On the other hand, if prototype = FALSE, then the model for hits is the following:

$$H_5 \sim Binomial( p_5,N_L ) $$ $$H_4 \sim Binomial( \frac{p_4}{1-p_5},N_L - H_5) $$ $$H_3 \sim Binomial( \frac{p_3}{1-p_5-p_4},N_L - H_5-H_4) $$ $$H_2 \sim Binomial( \frac{p_2}{1-p_5-p_4-p_3},N_L - H_5-H_4-H_3) $$ $$H_1 \sim Binomial( \frac{p_1}{1-p_5-p_4-p_3-p_2},N_L - H_5-H_4-H_3-H_2)$$

Each number of lesions is adjusted so that the sum of hits $\Sigma_c H_c$ is less than the number of lesions (signals, targets) $N_L$. And hence the model in case of prototype = FALSE is a generative model in the sense that it can replicate datasets of FROC arises. Note that the adjustment of the number of lesions in the above manner leads us the adjustment of hit rates. The reason why we use the hit rates such as $\frac{p_2}{1-p_5-p_4-p_3}$ instead of $p_c$ is that it ensures the equality $ E[H_c/N_L] = p_c$. This equality is very important. To establish Bayesian FROC theory so that it is compatible to the classical FROC theory, we need the following two equations,

$$ E[H_c/N_L] = p_c,$$ $$ E[F_c/N_X] = q_c,$$

where $E$ denotes the expectation and $N_X$ is the number of lesion or the number of images and $q_c$ is a false alarm rate, namely, $ F_c \sim Poisson( q_c N_X)$.

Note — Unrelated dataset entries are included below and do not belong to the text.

template <bool WINDOW, int ACT, int MODE, bool STATS>
__global__ void __launch_bounds__(kMmaThreads<WINDOW>, 1)
pw_mma_kernel(const MmaArgs a, const __grid_constant__ CUtensorMap wmap,
              const __grid_constant__ CUtensorMap xmap,
              const __grid_constant__ CUtensorMap emap,
              const __grid_constant__ CUtensorMap ymap) {
    static_assert(!(WINDOW && ACT != 0), "the encoder's window operand has no activation");
    extern __shared__ uint8_t smem_raw[];
    uint8_t* smem = smem_raw + ((1024u - (smem_u32(smem_raw) & 1023u)) & 1023u);
    uint8_t* r_base = smem;
    uint8_t* b_base = r_base + kRawStages * kRawStageBytes;
    uint8_t* slots = b_base + kStages * kBStageBytes;
    float2* s_ab = reinterpret_cast<float2*>(slots + kSlots * kSlotBytes);
    float* s_sl = reinterpret_cast<float*>(s_ab + kRawStages * kBlockK);
    uint64_t* bars = reinterpret_cast<uint64_t*>(s_sl + kRawStages * kBlockK);
    uint64_t* full_bar = bars;
    uint64_t* empty_bar = full_bar + kStages;
    uint64_t* rfull_bar = empty_bar + kStages;
    uint64_t* rempty_bar = rfull_bar + kRawStages;
    uint64_t* slot_bar = rempty_bar + kRawStages;

    const int tid = threadIdx.x;
    const int warp = tid >> 5, lane = tid & 31;
    const int KB = a.K / kBlockK;
    const int tile0 = (int)blockIdx.x;
    const int tstep = (int)gridDim.x;

    if (warp == kTmaWarp && lane == 0) {
        for (int s = 0; s < kStages; ++s) { mbar_init(&full_bar[s], 1); mbar_init(&empty_bar[s], kConsWarps); }
        for (int s = 0; s < kRawStages; ++s) {
            mbar_init(&rfull_bar[s], WINDOW ? kGatherWarps : 2);
            mbar_init(&rempty_bar[s], kConsWarps);
        }
        for (int s = 0; s < kSlots; ++s) mbar_init(&slot_bar[s], 1);
        fence_barrier_init();
    }
    __syncthreads();

    if (warp >= kRawWarp) {
        int rs = 0;
        uint32_t rphase = 0;
        if constexpr (WINDOW) {
            constexpr int kGatherCh = kBlockK / kGatherWarps;
            const int c0 = (warp - kRawWarp) * kGatherCh;
#pragma unroll 1
            for (int tile = tile0; tile < a.num_tiles; tile += tstep) {
                const TileCoord tc = decode_tile(a, tile);
#pragma unroll 1
                for (int kb = 0; kb < KB; ++kb) {
                    uint8_t* rp = r_base + (size_t)rs * kRawStageBytes + (lane & 3) * 4;
#pragma unroll
                    for (int i0 = 0; i0 < kGatherCh; i0 += 16) {
                        float v[16][kTileM / kBoxL];
#pragma unroll
                        for (int i = 0; i < 16; ++i) {
                            const int k = kb * kBlockK + c0 + i0 + i;
                            const int ch = k / a.win_k, j = k - ch * a.win_k;
                            const float* src = a.x + ((size_t)tc.sample * a.win_a + ch) * a.win_T;
#pragma unroll
                            for (int b = 0; b < kTileM / kBoxL; ++b) {
                                const int l = tc.l0 + b * kBoxL + lane;
                                const long long t = (long long)a.win_hop * l + j - a.win_pad;
                                v[i][b] = (l < a.L && ch < a.win_a && t >= 0 && t < a.win_T) ? __ldg(src + t) : 0.f;
                            }
                        }
                        if (i0 == 0) mbar_wait(&rempty_bar[rs], rphase ^ 1);
#pragma unroll
                        for (int i = 0; i < 16; ++i) {
                            const int c = c0 + i0 + i;
#pragma unroll
                            for (int b = 0; b < kTileM / kBoxL; ++b)
                                *reinterpret_cast<float*>(rp + b * kBoxBytes + c * 128 + (((lane >> 2) ^ (c & 7)) << 4)) = v[i][b];
                        }
                    }
                    __syncwarp();
                    if (lane == 0) mbar_arrive(&rfull_bar[rs]);
                    if (++rs == kRawStages) { rs = 0; rphase ^= 1; }
                }
            }
        } else {
            const bool has_norm = a.nin.stats != nullptr;
            const double inv_count = 1.0 / a.nin.count;
#pragma unroll 1
            for (int tile = tile0; tile < a.num_tiles; tile += tstep) {
                const TileCoord tc = decode_tile(a, tile);
                float mean = 0.f, rstd = 1.f;
                if (has_norm) {
                    const double mu = a.nin.stats[2 * (size_t)tc.sample] * inv_count;
                    double var = a.nin.stats[2 * (size_t)tc.sample + 1] * inv_count - mu * mu;
                    var = var < 0.0 ? 0.0 : var;
                    mean = (float)mu;
                    rstd = rsqrtf((float)var + kGlnEps);
                }
#pragma unroll 1
                for (int kb = 0; kb < KB; ++kb) {
                    const int k = kb * kBlockK + 2 * lane;
                    float g[2] = {1.f, 1.f}, be[2] = {0.f, 0.f}, sl[2] = {1.f, 1.f};
                    if (has_norm) {
                        g[0] = __ldg(a.nin.gamma + k); g[1] = __ldg(a.nin.gamma + k + 1);
                        be[0] = __ldg(a.nin.beta + k); be[1] = __ldg(a.nin.beta + k + 1);
                    }
                    if constexpr (ACT == 2) { sl[0] = __ldg(a.nin.prelu + k); sl[1] = __ldg(a.nin.prelu + k + 1); }
                    mbar_wait(&rempty_bar[rs], rphase ^ 1);
                    if (lane == 0) {
                        mbar_arrive_expect_tx(&rfull_bar[rs], kRawStageBytes);
                        for (int b = 0; b < kTileM / kBoxL; ++b)
                            tma_load_3d(r_base + (size_t)rs * kRawStageBytes + b * kBoxBytes, &xmap, &rfull_bar[rs],
                                        tc.l0 + b * kBoxL, kb * kBlockK, tc.sample);
                    }
                    float aa[2] = {1.f, 1.f}, bb[2] = {0.f, 0.f};
                    if (has_norm) {
#pragma unroll
                        for (int e = 0; e < 2; ++e) { aa[e] = g[e] * rstd; bb[e] = be[e] - mean * aa[e]; }
                    }
                    *reinterpret_cast<float4*>(s_ab + rs * kBlockK + 2 * lane) = make_float4(aa[0], bb[0], aa[1], bb[1]);
                    if constexpr (ACT == 2) *reinterpret_cast<float2*>(s_sl + rs * kBlockK + 2 * lane) = make_float2(sl[0], sl[1]);
                    __syncwarp();
                    if (lane == 0) mbar_arrive(&rfull_bar[rs]);
                    if (++rs == kRawStages) { rs = 0; rphase ^= 1; }
                }
            }
        }
    } else if (warp == kTmaWarp) {
        if (lane == 0) {
            int stage = 0;
            uint32_t phase = 0;
            for (int tile = tile0; tile < a.num_tiles; tile += tstep) {
                const int nt = tile % a.n_tiles;
                for (int kb = 0; kb < KB; ++kb) {
                    mbar_wait(&empty_bar[stage], phase ^ 1);
                    mbar_arrive_expect_tx(&full_bar[stage], kBStageBytes);
                    tma_load_2d(b_base + (size_t)stage * kBStageBytes, &wmap, &full_bar[stage], 0, (nt * KB + kb) * 2 * kTileN);
                    if (++stage == kStages) { stage = 0; phase ^= 1; }
                }
            }
        }
        __syncwarp();
    } else {
        const int wg = warp >> 2;
        const int wr = warp & 3;
        const int q = lane & 3;
        const bool issuer = (tid & 127) == 0;
        const bool relu_out = WINDOW && a.epilogue == 2;
        const float slope = ACT == 1 ? __ldg(a.nin.prelu) : 1.f;
        const bool slope_le1 = slope <= 1.f;
        uint32_t boff[4];
#pragma unroll
        for (int v = 0; v < 4; ++v) {
            const uint32_t c = 2 * q + (v & 1), pp = 16 * (wr & 1) + (lane >> 2) + 8 * (v >> 1);
            boff[v] = c * 128 + (((pp >> 2) ^ c) << 4) + (pp & 3) * 4;
        }
        const uint32_t raw_box = (uint32_t)(2 * wg + (wr >> 1)) * kBoxBytes;
        uint8_t* const my_slots = slots + (size_t)(2 * wg) * kSlotBytes;
        auto fill_slot = [&](int tile, int h) {
            uint64_t* bar = &slot_bar[2 * wg + h];
            if constexpr (MODE == 0) {
                mbar_arrive(bar);
            } else {
                const TileCoord t = decode_tile(a, tile);
                const int c0 = t.l0 + 64 * wg;
                const int c1 = (MODE == 1 ? t.n0 : t.n0 % a.gate_channels) + 64 * h;
                uint8_t* const dst = my_slots + (size_t)h * kSlotBytes;
                mbar_arrive_expect_tx(bar, kSlotBytes);
                tma_load_3d(dst, &emap, bar, c0, c1, t.sample);
                tma_load_3d(dst + kBoxBytes, &emap, bar, c0 + kBoxL, c1, t.sample);
            }
        };
        if (issuer) { fill_slot(tile0, 0); fill_slot(tile0, 1); }

        int rs = 0, stage = 0, prev_stage = 0;
        uint32_t rphase = 0, phase = 0, slot_phase = 0;
        auto transform = [&](AFrag& f, int g) {
            if (g == 0) mbar_wait(&rfull_bar[rs], rphase);
            const uint8_t* rp = r_base + (size_t)rs * kRawStageBytes + raw_box;
            const float2* tab = s_ab + rs * kBlockK + 2 * q;
            const float* tsl = s_sl + rs * kBlockK + 2 * q;
#pragma unroll
            for (int s = 0; s < kGroupSteps; ++s) {
#pragma unroll
                for (int h = 0; h < 2; ++h) {
                    const int c = 16 * (g * kGroupSteps + s) + 8 * h;
                    float4 ab = make_float4(1.f, 0.f, 1.f, 0.f);
                    float2 sl = make_float2(1.f, 1.f);
                    if constexpr (!WINDOW) ab = *reinterpret_cast<const float4*>(tab + c);
                    if constexpr (ACT == 2) sl = *reinterpret_cast<const float2*>(tsl + c);
#pragma unroll
                    for (int ph = 0; ph < 2; ++ph) {
                        float y[2];
#pragma unroll
                        for (int e = 0; e < 2; ++e) {
                            const float x = *reinterpret_cast<const float*>(rp + boff[e + 2 * ph] + c * 128);
                            y[e] = WINDOW ? x : fmaf(x, e ? ab.z : ab.x, e ? ab.w : ab.y);
                            if constexpr (ACT == 1) {
                                const float t = y[e] * slope;
                                y[e] = slope_le1 ? fmaxf(y[e], t) : fminf(y[e], t);
                            } else if constexpr (ACT == 2) {
                                y[e] = y[e] >= 0.f ? y[e] : y[e] * (e ? sl.y : sl.x);
                            }
                        }
                        const uint32_t h0 = __float_as_uint(y[0]) & 0xffff0000u, h1 = __float_as_uint(y[1]) & 0xffff0000u;
                        const __nv_bfloat162 lo = __floats2bfloat162_rn(y[0] - __uint_as_float(h0), y[1] - __uint_as_float(h1));
                        f.hi[s][2 * h + ph] = __byte_perm(h0, h1, 0x7632);
                        f.lo[s][2 * h + ph] = *reinterpret_cast<const uint32_t*>(&lo);
                    }
                }
            }
            if (g == kGroups - 1) {
                __syncwarp();
                if (lane == 0) mbar_arrive(&rempty_bar[rs]);
                if (++rs == kRawStages) { rs = 0; rphase ^= 1; }
            }
        };
        float acc[64];
        auto mma_group = [&](int kb, int g, const AFrag& cur, AFrag& nxt) {
            if (g == 0) mbar_wait(&full_bar[stage], phase);
            const uint32_t sb_hi = smem_u32(b_base + (size_t)stage * kBStageBytes);
            const uint32_t sb_lo = sb_hi + kBHalf;
            wgmma_fence();
#pragma unroll
            for (int s = 0; s < kGroupSteps; ++s) {
                const int ks = g * kGroupSteps + s;
                const uint64_t dbh = gmma_desc_sw128(sb_hi + ks * 32, kBLbo, kBSbo);
                const uint64_t dbl = gmma_desc_sw128(sb_lo + ks * 32, kBLbo, kBSbo);
                wgmma_bf16_m64n128_rs(acc, cur.hi[s], dbh, (kb | ks) != 0 ? 1u : 0u);
                wgmma_bf16_m64n128_rs(acc, cur.lo[s], dbh, 1u);
                wgmma_bf16_m64n128_rs(acc, cur.hi[s], dbl, 1u);
            }
            wgmma_commit();
            wgmma_wait<1>();
            if (g == 0 && kb > 0) {
                __syncwarp();
                if (lane == 0) mbar_arrive(&empty_bar[prev_stage]);
            }
            if (g == kGroups - 1) {
                prev_stage = stage;
                if (++stage == kStages) { stage = 0; phase ^= 1; }
                if (kb + 1 < KB) transform(nxt, 0);
            } else {
                transform(nxt, g + 1);
            }
        };
        AFrag fa, fb;
#pragma unroll 1
        for (int tile = tile0; tile < a.num_tiles; tile += tstep) {
            const TileCoord tc = decode_tile(a, tile);
#pragma unroll
            for (int i = 0; i < 64; ++i) acc[i] = 0.f;
            transform(fa, 0);
#pragma unroll 1
            for (int kb = 0; kb < KB; ++kb) {
                mma_group(kb, 0, fa, fb);
                mma_group(kb, 1, fb, fa);
            }
            wgmma_wait<0>();
            __syncwarp();
            if (lane == 0) mbar_arrive(&empty_bar[prev_stage]);
            const int prem = a.L - (tc.l0 + wg * 64 + 32 * (wr >> 1) + 16 * (wr & 1) + (lane >> 2));
            StatAcc st;
            float rs_ = 0.f, rq = 0.f;
#pragma unroll
            for (int h = 0; h < 2; ++h) {
                uint8_t* const slot = my_slots + (size_t)h * kSlotBytes;
                uint8_t* const box = slot + (wr >> 1) * kBoxBytes;
                const int m0 = tc.n0 + 64 * h + 2 * q;
                const int mrem = a.M - m0;
                mbar_wait(&slot_bar[2 * wg + h], slot_phase);
#pragma unroll
                for (int j = 0; j < 8; ++j) {
                    float bv[2];
#pragma unroll
                    for (int b = 0; b < 2; ++b) bv[b] = (a.bias && 8 * j + b < mrem) ? __ldg(a.bias + m0 + 8 * j + b) : 0.f;
#pragma unroll
                    for (int v = 0; v < 4; ++v) {
                        const int u = 4 * j + v, i = 32 * h + u;
                        float* e = reinterpret_cast<float*>(box + boff[v] + 1024 * j);
                        float o = acc[i] + bv[v & 1];
                        if (MODE == 1) o += *e;
                        if (MODE == 2) o = fmaxf(o, 0.f) * *e;
                        if constexpr (WINDOW) { if (relu_out) o = fmaxf(o, 0.f); }
                        *e = o;
                        if (STATS && 8 * j + (v & 1) < mrem && 8 * (v >> 1) < prem) { rs_ += o; rq = fmaf(o, o, rq); }
                        if (STATS && (i & 15) == 15) { st.add_run(rs_, rq); rs_ = rq = 0.f; }
                    }
                }
                if constexpr (WINDOW) {
                    named_bar_sync(1 + wg, 128);
#pragma unroll 4
                    for (int r = wr; r < 64; r += 4) {
                        const int m = tc.n0 + 64 * h + r;
#pragma unroll
                        for (int half = 0; half < 2; ++half) {
                            const int p = tc.l0 + wg * 64 + half * kBoxL + lane;
                            const float v = *reinterpret_cast<const float*>(
                                slot + half * kBoxBytes + r * 128 + (((lane >> 2) ^ (r & 7)) << 4) + (lane & 3) * 4);
                            if (m < a.M && p < a.L) a.y[((size_t)tc.sample * a.M + m) * a.L + p] = v;
                        }
                    }
                    named_bar_sync(1 + wg, 128);
                } else {
                    fence_proxy_async_smem();
                    named_bar_sync(1 + wg, 128);
                    if (issuer) {
                        const int c0 = tc.l0 + wg * 64, c1 = tc.n0 + 64 * h;
                        tma_store_3d(&ymap, slot, c0, c1, tc.sample);
                        tma_store_3d(&ymap, slot + kBoxBytes, c0 + kBoxL, c1, tc.sample);
                        bulk_commit();
                        bulk_wait_read_all();
                    }
                }
                if (issuer && tile + tstep < a.num_tiles) fill_slot(tile + tstep, h);
            }
            slot_phase ^= 1;
            if (STATS) {
                const double ds = warp_sum_f64(st.s), dq = warp_sum_f64(st.q);
                if (lane == 0) {
                    atomicAdd(a.stats_out + 2 * (size_t)tc.sample, ds);
                    atomicAdd(a.stats_out + 2 * (size_t)tc.sample + 1, dq);
                }
            }
        }
        if (!WINDOW && issuer) bulk_wait_all();
    }
}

Using the above two equations, we can establish the alternative Bayesian FROC theory preserving classical notions and formulas. For the details, please see the author's pre print:

Bayesian Models for ,,, for?? I forget my paper title .... :'-D. What the hell!? I forget,... My health is so bad to forget , .... I forget.

The author did not notice that the prototype is not a generative model. And hence the author revised the model so that the model is exactly generative model.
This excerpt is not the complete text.